▶ **HOW TO COMPLETE THIS TASK**
Pull every line containing "tensor" out of the listing below.

---

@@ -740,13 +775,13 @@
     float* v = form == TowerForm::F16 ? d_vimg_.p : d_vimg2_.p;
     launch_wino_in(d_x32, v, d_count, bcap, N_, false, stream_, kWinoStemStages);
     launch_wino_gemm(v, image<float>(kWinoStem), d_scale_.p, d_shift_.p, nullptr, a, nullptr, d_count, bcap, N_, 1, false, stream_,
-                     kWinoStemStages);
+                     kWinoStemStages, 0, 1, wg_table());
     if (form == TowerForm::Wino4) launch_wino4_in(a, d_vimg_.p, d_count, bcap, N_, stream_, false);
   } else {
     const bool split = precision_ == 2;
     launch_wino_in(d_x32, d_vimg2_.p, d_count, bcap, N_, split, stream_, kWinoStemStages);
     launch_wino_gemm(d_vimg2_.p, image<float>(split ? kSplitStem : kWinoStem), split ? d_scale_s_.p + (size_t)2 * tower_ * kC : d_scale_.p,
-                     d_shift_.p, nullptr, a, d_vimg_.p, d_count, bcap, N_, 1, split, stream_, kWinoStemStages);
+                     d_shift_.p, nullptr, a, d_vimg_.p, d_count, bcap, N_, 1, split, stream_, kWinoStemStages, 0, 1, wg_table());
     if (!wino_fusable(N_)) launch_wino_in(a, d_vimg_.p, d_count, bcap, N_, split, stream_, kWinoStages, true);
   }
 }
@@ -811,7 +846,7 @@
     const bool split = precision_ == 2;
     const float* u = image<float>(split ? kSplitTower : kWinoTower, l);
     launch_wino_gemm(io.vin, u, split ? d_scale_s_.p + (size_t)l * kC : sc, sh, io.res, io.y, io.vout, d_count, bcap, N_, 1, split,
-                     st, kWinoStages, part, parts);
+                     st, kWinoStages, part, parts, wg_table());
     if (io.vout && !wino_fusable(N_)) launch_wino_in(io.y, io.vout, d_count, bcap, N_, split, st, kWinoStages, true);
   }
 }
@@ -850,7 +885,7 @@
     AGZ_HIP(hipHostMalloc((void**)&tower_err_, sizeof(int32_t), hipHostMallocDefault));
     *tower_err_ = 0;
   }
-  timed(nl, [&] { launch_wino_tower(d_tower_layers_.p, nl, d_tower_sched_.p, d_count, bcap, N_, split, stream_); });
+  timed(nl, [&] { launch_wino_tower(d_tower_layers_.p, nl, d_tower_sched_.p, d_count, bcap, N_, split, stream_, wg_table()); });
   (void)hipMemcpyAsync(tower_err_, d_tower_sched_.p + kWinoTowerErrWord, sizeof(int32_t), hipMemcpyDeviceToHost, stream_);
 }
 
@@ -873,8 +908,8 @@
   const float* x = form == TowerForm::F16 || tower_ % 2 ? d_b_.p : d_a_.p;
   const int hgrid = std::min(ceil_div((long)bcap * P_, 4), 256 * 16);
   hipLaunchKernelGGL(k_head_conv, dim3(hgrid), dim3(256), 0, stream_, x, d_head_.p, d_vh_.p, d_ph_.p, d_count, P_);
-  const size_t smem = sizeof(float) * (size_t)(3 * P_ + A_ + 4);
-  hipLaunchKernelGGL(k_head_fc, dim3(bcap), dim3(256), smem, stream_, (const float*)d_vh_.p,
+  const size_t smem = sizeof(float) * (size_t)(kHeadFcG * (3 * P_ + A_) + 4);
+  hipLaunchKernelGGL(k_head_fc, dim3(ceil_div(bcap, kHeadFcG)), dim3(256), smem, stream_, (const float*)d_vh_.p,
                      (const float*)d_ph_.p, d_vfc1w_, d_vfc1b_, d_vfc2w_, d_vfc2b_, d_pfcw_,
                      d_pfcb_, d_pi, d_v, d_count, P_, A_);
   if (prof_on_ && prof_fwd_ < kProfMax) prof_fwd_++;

---

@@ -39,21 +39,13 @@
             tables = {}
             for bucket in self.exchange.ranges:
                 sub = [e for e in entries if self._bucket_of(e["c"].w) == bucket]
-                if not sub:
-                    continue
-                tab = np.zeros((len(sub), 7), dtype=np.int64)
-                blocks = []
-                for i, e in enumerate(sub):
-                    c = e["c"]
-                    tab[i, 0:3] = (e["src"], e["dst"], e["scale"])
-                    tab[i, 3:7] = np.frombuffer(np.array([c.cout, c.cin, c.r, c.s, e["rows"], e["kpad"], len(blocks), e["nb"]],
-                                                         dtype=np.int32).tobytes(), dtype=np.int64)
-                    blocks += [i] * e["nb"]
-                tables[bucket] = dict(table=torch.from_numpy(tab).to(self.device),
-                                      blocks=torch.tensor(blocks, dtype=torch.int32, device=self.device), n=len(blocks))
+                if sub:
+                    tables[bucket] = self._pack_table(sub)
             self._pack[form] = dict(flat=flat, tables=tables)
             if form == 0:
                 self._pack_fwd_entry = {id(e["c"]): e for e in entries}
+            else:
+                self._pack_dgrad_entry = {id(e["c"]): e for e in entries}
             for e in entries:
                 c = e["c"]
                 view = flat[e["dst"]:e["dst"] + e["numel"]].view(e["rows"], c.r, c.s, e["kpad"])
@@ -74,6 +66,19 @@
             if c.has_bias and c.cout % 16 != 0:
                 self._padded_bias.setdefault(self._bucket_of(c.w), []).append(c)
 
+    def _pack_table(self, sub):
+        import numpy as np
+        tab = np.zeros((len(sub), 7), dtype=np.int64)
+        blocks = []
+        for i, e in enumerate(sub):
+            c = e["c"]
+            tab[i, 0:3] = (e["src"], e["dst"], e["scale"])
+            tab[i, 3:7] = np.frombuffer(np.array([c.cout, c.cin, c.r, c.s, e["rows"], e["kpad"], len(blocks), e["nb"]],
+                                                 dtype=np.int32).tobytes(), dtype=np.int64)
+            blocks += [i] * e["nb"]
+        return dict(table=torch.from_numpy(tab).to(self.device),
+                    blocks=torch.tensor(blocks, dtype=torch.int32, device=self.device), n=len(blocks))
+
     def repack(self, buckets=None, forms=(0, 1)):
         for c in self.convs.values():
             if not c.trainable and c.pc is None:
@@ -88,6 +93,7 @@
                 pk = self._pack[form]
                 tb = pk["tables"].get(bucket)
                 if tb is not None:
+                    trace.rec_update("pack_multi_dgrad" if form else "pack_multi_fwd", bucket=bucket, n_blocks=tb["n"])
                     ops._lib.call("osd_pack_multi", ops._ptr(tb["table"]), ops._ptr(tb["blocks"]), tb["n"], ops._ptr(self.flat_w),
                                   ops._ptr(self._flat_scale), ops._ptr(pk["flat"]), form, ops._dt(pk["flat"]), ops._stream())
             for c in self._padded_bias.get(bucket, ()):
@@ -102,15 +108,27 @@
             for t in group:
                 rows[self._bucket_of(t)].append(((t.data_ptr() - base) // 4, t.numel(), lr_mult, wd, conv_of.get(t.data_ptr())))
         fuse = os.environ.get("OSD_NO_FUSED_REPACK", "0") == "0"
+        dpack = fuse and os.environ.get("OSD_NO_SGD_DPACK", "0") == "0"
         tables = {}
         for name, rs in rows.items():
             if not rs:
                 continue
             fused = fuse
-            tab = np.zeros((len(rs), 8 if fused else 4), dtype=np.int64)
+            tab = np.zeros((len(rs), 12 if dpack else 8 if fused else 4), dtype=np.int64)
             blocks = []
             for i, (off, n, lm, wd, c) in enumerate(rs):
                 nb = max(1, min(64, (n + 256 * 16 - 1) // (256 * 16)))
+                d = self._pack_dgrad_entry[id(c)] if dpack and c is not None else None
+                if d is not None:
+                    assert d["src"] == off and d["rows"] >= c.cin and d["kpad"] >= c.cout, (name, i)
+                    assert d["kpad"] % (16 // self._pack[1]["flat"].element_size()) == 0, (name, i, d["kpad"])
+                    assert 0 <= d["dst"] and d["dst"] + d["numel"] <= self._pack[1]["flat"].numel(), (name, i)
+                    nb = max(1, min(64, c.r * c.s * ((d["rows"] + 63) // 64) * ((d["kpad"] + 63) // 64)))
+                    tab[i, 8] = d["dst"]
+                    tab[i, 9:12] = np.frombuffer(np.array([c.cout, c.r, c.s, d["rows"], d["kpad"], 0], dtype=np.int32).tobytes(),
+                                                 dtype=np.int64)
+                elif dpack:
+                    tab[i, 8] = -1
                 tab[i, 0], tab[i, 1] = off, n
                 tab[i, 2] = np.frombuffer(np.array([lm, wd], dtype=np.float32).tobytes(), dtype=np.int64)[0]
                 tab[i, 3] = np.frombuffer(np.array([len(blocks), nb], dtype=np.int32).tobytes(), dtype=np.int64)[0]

---

▶ **EXERCISE OUTPUT**
-                                      blocks=torch.tensor(blocks, dtype=torch.int32, device=self.device), n=len(blocks))
+                    blocks=torch.tensor(blocks, dtype=torch.int32, device=self.device), n=len(blocks))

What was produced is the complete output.